# DESCRIPTION OF THE TASK
Count the lines below that hold the word "POINTER" and say how many, with no other text.

# SOURCE MATERIAL
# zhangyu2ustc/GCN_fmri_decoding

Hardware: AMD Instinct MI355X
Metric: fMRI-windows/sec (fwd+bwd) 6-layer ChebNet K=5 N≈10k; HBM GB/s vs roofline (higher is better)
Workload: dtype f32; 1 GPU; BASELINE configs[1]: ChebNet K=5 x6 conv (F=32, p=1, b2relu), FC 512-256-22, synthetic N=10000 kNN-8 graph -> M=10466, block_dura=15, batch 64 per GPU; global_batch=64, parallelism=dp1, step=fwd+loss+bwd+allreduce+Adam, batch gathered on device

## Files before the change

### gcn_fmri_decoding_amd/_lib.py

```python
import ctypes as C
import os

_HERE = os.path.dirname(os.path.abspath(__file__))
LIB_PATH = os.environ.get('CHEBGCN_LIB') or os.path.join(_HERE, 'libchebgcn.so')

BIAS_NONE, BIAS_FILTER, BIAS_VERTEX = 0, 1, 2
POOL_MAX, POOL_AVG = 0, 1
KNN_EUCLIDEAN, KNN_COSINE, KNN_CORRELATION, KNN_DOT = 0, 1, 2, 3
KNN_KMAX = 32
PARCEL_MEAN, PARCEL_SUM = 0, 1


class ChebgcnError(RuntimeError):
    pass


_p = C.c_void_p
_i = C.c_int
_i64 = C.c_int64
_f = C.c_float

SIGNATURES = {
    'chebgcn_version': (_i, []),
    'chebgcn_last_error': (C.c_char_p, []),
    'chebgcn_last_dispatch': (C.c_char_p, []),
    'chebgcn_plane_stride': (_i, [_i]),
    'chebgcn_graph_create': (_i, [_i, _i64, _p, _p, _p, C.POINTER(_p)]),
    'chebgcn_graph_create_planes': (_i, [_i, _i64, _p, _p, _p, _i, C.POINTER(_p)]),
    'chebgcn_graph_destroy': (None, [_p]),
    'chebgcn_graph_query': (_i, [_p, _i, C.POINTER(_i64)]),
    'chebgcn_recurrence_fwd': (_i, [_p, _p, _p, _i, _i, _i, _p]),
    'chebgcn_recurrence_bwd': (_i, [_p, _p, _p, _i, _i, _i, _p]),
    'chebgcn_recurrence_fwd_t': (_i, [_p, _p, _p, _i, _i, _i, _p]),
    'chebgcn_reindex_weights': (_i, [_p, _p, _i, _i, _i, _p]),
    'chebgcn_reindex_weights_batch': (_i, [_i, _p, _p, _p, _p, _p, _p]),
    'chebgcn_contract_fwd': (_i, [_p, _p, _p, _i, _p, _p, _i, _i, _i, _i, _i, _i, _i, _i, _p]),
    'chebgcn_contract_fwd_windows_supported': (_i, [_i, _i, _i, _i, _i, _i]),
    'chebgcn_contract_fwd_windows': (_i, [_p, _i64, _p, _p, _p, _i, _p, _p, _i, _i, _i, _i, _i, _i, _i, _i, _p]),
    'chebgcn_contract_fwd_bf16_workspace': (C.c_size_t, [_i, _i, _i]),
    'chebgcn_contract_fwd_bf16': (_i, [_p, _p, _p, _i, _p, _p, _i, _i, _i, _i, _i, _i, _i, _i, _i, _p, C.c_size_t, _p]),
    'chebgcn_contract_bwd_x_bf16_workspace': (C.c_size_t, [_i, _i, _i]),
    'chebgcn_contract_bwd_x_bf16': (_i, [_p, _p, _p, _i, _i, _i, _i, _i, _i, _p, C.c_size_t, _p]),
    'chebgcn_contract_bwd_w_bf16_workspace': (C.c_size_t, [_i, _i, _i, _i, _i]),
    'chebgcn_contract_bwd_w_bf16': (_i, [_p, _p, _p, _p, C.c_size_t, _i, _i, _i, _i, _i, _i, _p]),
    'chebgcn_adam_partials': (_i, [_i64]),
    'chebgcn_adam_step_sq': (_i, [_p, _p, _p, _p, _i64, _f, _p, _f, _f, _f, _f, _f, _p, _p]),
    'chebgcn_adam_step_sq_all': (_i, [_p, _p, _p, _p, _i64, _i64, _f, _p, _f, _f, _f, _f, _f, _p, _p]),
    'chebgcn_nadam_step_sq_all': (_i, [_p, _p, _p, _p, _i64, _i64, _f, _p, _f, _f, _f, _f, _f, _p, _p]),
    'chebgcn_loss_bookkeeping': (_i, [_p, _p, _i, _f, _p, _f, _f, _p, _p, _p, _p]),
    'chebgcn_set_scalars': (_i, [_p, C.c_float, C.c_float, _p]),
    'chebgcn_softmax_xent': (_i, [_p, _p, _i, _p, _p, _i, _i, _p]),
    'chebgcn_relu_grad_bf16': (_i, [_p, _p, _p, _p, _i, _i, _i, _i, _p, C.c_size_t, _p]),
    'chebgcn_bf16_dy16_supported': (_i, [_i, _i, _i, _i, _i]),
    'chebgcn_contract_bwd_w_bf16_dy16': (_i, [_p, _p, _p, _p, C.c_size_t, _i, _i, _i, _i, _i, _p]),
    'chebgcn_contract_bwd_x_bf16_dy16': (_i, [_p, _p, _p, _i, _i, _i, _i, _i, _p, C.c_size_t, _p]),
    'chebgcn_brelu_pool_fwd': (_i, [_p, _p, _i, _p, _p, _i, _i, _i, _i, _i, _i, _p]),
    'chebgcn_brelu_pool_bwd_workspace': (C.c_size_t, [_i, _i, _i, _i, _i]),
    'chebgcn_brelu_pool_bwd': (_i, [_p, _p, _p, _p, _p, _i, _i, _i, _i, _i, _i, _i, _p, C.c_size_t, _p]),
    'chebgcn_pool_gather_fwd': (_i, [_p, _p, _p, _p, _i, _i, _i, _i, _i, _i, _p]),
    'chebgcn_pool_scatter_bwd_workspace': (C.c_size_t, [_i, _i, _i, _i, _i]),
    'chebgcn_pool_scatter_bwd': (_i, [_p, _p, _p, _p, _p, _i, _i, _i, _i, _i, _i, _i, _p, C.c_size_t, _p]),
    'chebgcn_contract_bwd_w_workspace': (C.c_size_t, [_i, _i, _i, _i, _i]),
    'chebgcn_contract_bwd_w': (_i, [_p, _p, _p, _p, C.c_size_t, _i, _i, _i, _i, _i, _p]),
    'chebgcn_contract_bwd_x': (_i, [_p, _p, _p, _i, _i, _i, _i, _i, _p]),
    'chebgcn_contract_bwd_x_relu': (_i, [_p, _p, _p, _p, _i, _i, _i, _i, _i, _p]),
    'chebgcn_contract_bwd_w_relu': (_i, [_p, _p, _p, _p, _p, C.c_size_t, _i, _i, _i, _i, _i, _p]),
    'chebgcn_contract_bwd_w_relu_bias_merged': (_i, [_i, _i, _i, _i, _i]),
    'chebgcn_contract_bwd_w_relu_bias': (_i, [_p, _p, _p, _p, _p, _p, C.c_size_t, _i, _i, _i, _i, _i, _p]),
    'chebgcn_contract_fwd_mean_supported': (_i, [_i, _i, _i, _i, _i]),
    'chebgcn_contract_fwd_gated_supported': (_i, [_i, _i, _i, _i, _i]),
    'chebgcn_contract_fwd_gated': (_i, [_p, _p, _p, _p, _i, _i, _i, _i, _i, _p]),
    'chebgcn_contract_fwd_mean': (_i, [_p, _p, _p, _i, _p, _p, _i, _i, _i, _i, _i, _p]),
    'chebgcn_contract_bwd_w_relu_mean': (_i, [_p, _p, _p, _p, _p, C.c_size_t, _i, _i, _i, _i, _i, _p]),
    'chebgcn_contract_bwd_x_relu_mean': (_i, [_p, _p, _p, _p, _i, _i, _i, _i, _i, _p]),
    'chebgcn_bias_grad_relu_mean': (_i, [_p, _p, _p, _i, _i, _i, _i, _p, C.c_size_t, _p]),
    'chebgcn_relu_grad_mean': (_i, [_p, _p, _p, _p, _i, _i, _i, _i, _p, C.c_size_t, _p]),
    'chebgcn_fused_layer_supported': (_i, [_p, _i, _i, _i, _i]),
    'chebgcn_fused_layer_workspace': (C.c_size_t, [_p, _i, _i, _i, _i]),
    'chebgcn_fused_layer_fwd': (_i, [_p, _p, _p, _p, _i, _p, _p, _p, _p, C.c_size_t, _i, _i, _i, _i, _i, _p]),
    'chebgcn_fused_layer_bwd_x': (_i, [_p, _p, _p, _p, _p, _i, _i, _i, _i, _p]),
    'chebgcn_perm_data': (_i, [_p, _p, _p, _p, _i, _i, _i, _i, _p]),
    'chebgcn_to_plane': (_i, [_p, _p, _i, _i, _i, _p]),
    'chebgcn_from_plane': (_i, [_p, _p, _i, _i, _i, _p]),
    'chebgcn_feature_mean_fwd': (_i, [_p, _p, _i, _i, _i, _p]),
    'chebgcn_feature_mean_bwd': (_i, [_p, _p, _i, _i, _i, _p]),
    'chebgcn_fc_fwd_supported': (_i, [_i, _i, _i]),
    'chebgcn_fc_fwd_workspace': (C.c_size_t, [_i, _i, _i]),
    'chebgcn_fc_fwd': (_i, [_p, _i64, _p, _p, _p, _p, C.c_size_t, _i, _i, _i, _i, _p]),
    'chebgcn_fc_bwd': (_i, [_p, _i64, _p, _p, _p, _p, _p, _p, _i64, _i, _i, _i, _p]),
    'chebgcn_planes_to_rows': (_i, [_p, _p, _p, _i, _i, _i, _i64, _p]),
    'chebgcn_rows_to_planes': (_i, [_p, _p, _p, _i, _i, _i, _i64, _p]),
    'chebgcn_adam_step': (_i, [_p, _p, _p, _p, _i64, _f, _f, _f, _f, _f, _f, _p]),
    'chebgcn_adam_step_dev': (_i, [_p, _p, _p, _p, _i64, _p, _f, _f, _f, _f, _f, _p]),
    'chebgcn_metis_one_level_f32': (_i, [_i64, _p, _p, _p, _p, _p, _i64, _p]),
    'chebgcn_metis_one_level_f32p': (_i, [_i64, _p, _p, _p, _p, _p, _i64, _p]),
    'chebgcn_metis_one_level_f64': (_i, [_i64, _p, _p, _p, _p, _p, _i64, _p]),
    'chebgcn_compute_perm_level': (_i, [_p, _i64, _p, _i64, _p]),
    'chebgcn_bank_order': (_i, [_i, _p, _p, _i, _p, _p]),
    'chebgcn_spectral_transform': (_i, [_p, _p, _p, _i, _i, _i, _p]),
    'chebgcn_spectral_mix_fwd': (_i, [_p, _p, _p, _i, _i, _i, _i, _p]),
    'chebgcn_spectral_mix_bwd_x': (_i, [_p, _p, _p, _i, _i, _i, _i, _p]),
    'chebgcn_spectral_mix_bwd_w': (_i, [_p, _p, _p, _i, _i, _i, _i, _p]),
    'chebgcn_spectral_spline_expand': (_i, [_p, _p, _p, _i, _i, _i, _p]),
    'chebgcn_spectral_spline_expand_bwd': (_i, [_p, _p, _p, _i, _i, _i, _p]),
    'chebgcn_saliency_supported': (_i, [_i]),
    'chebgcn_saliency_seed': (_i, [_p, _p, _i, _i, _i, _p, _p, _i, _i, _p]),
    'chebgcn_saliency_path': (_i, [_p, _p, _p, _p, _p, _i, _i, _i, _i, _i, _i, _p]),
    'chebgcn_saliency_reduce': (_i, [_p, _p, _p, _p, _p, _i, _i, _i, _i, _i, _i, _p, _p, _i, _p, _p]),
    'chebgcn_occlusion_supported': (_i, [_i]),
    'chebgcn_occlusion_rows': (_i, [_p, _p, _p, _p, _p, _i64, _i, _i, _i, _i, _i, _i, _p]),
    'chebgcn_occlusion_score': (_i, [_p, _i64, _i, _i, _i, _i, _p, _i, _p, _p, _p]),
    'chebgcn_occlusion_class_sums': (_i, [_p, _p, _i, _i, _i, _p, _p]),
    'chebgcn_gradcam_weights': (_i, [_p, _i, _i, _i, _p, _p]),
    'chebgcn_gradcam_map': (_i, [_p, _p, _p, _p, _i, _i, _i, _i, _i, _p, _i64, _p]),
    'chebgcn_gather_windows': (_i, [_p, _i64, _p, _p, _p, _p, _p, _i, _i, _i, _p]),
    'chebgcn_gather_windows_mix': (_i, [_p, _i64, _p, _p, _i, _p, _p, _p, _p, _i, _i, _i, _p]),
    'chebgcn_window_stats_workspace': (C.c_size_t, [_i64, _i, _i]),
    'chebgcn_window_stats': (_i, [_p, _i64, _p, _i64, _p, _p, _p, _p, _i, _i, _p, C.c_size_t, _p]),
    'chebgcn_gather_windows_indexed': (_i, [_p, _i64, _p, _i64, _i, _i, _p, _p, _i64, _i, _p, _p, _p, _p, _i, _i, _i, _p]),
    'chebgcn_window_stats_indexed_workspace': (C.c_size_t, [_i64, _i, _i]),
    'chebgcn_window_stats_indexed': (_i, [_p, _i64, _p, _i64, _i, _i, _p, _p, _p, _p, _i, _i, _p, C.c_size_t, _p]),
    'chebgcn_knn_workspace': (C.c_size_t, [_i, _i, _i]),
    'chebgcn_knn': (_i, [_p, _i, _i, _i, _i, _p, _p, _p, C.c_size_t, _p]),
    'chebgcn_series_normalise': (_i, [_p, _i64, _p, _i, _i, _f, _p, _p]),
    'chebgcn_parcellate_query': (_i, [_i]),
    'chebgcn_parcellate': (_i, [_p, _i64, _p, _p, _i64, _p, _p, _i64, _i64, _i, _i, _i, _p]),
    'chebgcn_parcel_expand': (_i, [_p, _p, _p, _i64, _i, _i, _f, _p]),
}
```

# EXERCISE RESPONSE
3